**Aim of the task:**
All lines of the material that contain "zeros" must be copied out.

**Provided data:**

# imazen/codec-eval

Hardware: AMD Instinct MI355X
Metric: metric MP/s (SSIMULACRA2+DSSIM+Butteraugli) at 1/2/4/8 GPU; HBM-roofline % (higher is better)
Workload: dtype f32

## Files before the change

### codec-eval_amd/__init__.py

```python
from __future__ import annotations

import ctypes as C
import os
from dataclasses import dataclass
from typing import Iterable, List, Optional, Sequence, Tuple

import numpy as np

os.environ.setdefault("GPU_MAX_HW_QUEUES", "16")

_HERE = os.path.dirname(os.path.abspath(__file__))
LIB_PATH = os.environ.get("CE_METRICS_LIB") or os.path.join(_HERE, "libce_metrics_hip.so")
INCLUDE_DIR = os.path.join(os.path.dirname(_HERE), "include")

CE_OK, CE_ERR_DIM_MISMATCH, CE_ERR_BAD_LENGTH, CE_ERR_TOO_SMALL, CE_ERR_BACKEND, CE_ERR_INVALID_ARG = range(6)
METRIC_DSSIM, METRIC_SSIMULACRA2, METRIC_BUTTERAUGLI, METRIC_PSNR = 1, 2, 4, 8
FLAG_XYB_ROUNDTRIP = 1
FLAG_BUTTERAUGLI_DIFFMAP = 1 << 1
FLAG_SSIMULACRA2_MAPS = 1 << 2
PIXEL_RGB8, PIXEL_RGBA8, PIXEL_RGB16_10BIT, PIXEL_RGBA16_10BIT = 0, 1, 2, 3
BATCH_REFERENCES, BATCH_TESTS = 0, 1
DEFAULT_INTENSITY_TARGET = 80.0
DSSIM_MAX_LEVELS = 5
SSIM2_MAX_SCALES = 6
# ... 678 lines not shown
        self.ctx._check(lib().ce_batch_set_test_lut(self._h, pair_index, ref_index, a.ctypes.data, a.nbytes, fmt, table._h if table else None))

    def bind_pair(self, pair_index: int, ref_index: int):
        self.ctx._check(lib().ce_batch_bind_pair(self._h, pair_index, ref_index))

    @property
    def reference_slab(self) -> int:
        return int(lib().ce_batch_reference_slab(self._h))

    @property
    def test_slab(self) -> int:
        return int(lib().ce_batch_test_slab(self._h))

    def run(self, n_pairs: int, config: MetricConfig, intensity_target: float = DEFAULT_INTENSITY_TARGET,
            butteraugli_diffmap: bool = False, ssimulacra2_maps: bool = False) -> List[CeScores]:
        out = (CeScores * n_pairs)()
        flags = config.flags | (FLAG_BUTTERAUGLI_DIFFMAP if butteraugli_diffmap else 0) | (FLAG_SSIMULACRA2_MAPS if ssimulacra2_maps else 0)
        self.ctx._check(lib().ce_batch_run(self._h, n_pairs, config.mask, flags, intensity_target, out))
        return list(out)

    def launch(self, n_pairs: int, config: MetricConfig, intensity_target: float = DEFAULT_INTENSITY_TARGET,
               butteraugli_diffmap: bool = False, ssimulacra2_maps: bool = False):
        flags = config.flags | (FLAG_BUTTERAUGLI_DIFFMAP if butteraugli_diffmap else 0) | (FLAG_SSIMULACRA2_MAPS if ssimulacra2_maps else 0)
        self.ctx._check(lib().ce_batch_launch(self._h, n_pairs, config.mask, flags, intensity_target))

    def collect(self, n_pairs: int) -> List[CeScores]:
        out = (CeScores * n_pairs)()
        self.ctx._check(lib().ce_batch_collect(self._h, n_pairs, out))
        return list(out)

    def butteraugli_pnorm3(self, n_pairs: int) -> np.ndarray:
        out = np.zeros(n_pairs, np.float64)
        self.ctx._check(lib().ce_batch_butteraugli_pnorm3(self._h, n_pairs, out.ctypes.data_as(_dp)))
        return out

    def butteraugli_diffmaps(self, first: int, count: int, block: int = 1) -> np.ndarray:
        return _read_diffmaps(self.ctx, lib().ce_batch_butteraugli_diffmap, self._h, self.width, self.height, first, count, block)

    def dssim_ssim_maps(self, level: int, first: int, count: int, block: int = 1):
        return _read_ssim_maps(self.ctx, lib().ce_batch_dssim_ssim_maps, self._h, self.width, self.height, level, first, count, block)

    def ssimulacra2_maps(self, scale: int, channel: int, kind: int, first: int, count: int, block: int = 1, maps: bool = True):
        return _read_ssim2_maps(self.ctx, lib().ce_batch_ssimulacra2_maps, self._h, self.width, self.height, scale, channel, kind,
                                first, count, block, maps)

    def image_heuristics(self, first: int, count: int, tests: bool = False) -> List[ImageHeuristics]:
        out = (CeImageHeuristics * max(count, 1))()
        self.ctx._check(lib().ce_batch_image_heuristics(self._h, BATCH_TESTS if tests else BATCH_REFERENCES, first, count, out))
        return [ImageHeuristics.from_c(out[i]) for i in range(count)]

    def debug_limit_scales(self, n: int):
        self.ctx._check(lib().ce_debug_ssim2_limit_scales(self._h, n))

    def debug_planes(self, scale: int, which: int, channel: int = 0) -> np.ndarray:
        nplanes = 5 if which == 4 else 3
        buf = np.empty(nplanes * self.width * self.height, np.float32)
        w, h = C.c_uint32(), C.c_uint32()
        self.ctx._check(lib().ce_debug_ssim2_planes(self._h, scale, which, channel, buf.ctypes.data, buf.size,
                                                     C.byref(w), C.byref(h)))
        return buf[: nplanes * w.value * h.value].reshape(nplanes, h.value, w.value).copy()

    def debug_dssim_walk_rows(self, rows: int):
        self.ctx._check(lib().ce_debug_dssim_walk_rows(self._h, rows))

    def debug_averages(self, pair_index: int) -> np.ndarray:
        avg = np.zeros((6, 3, 6), np.float64)
        ns = C.c_int()
        self.ctx._check(lib().ce_debug_ssim2_averages(self._h, pair_index, avg.ctypes.data_as(_dp), C.byref(ns)))
        return avg[: ns.value].copy()


class ReferenceHandle:

    def __init__(self, ctx: Context, reference, width: int, height: int, xyb_roundtrip: bool = False,
                 butteraugli_diffmap: bool = False, ssimulacra2_maps: bool = False):
        self.ctx, self.width, self.height = ctx, width, height
        r = _buf(reference)
        self._h = C.c_void_p()
        flags = ((FLAG_XYB_ROUNDTRIP if xyb_roundtrip else 0) | (FLAG_BUTTERAUGLI_DIFFMAP if butteraugli_diffmap else 0) |
                 (FLAG_SSIMULACRA2_MAPS if ssimulacra2_maps else 0))
        ctx._check(lib().ce_ref_create(ctx._h, r.ctypes.data, r.size, width, height, flags, C.byref(self._h)))

    def compare(self, test, config: MetricConfig = None, intensity_target: float = DEFAULT_INTENSITY_TARGET) -> MetricResult:
        config = config or MetricConfig.ssimulacra2_only()
        t = _buf(test)
        s = CeScores()
        self.ctx._check(lib().ce_ref_compare(self._h, t.ctypes.data, t.size, config.mask, intensity_target, C.byref(s)))
        return MetricResult.from_c(s)

    def compare_many(self, tests, config: MetricConfig = None, intensity_target: float = DEFAULT_INTENSITY_TARGET):
        config = config or MetricConfig.ssimulacra2_only()
        bufs = [_buf(t) for t in tests]
        n = len(bufs)
        if n == 0:
            return []
        ptrs = (C.c_void_p * n)(*[b.ctypes.data for b in bufs])
        lens = (_sz * n)(*[b.size for b in bufs])
        out = (CeScores * n)()
        self.ctx._check(lib().ce_ref_compare_many(self._h, ptrs, lens, n, config.mask, intensity_target, out))
        res = []
        for s in out:
            res.append(MetricResult.from_c(s) if s.status == 0 else _error_obj(s.status, self.ctx._err()))
        return res

    def butteraugli_diffmaps(self, first: int, count: int, block: int = 1) -> np.ndarray:
        return _read_diffmaps(self.ctx, lib().ce_ref_butteraugli_diffmap, self._h, self.width, self.height, first, count, block)

    def dssim_ssim_maps(self, level: int, first: int, count: int, block: int = 1):
# ... 104 lines not shown
```

### codec-eval_amd/csrc/ce_api.cpp

```cpp
#include <algorithm>
#include <atomic>
#include <condition_variable>
#include <functional>
#include <mutex>
#include <thread>
#include <cmath>
#include <cstdlib>
#include <cstring>
#include <new>
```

**Output for this exercise:**
        out = np.zeros(n_pairs, np.float64)
        avg = np.zeros((6, 3, 6), np.float64)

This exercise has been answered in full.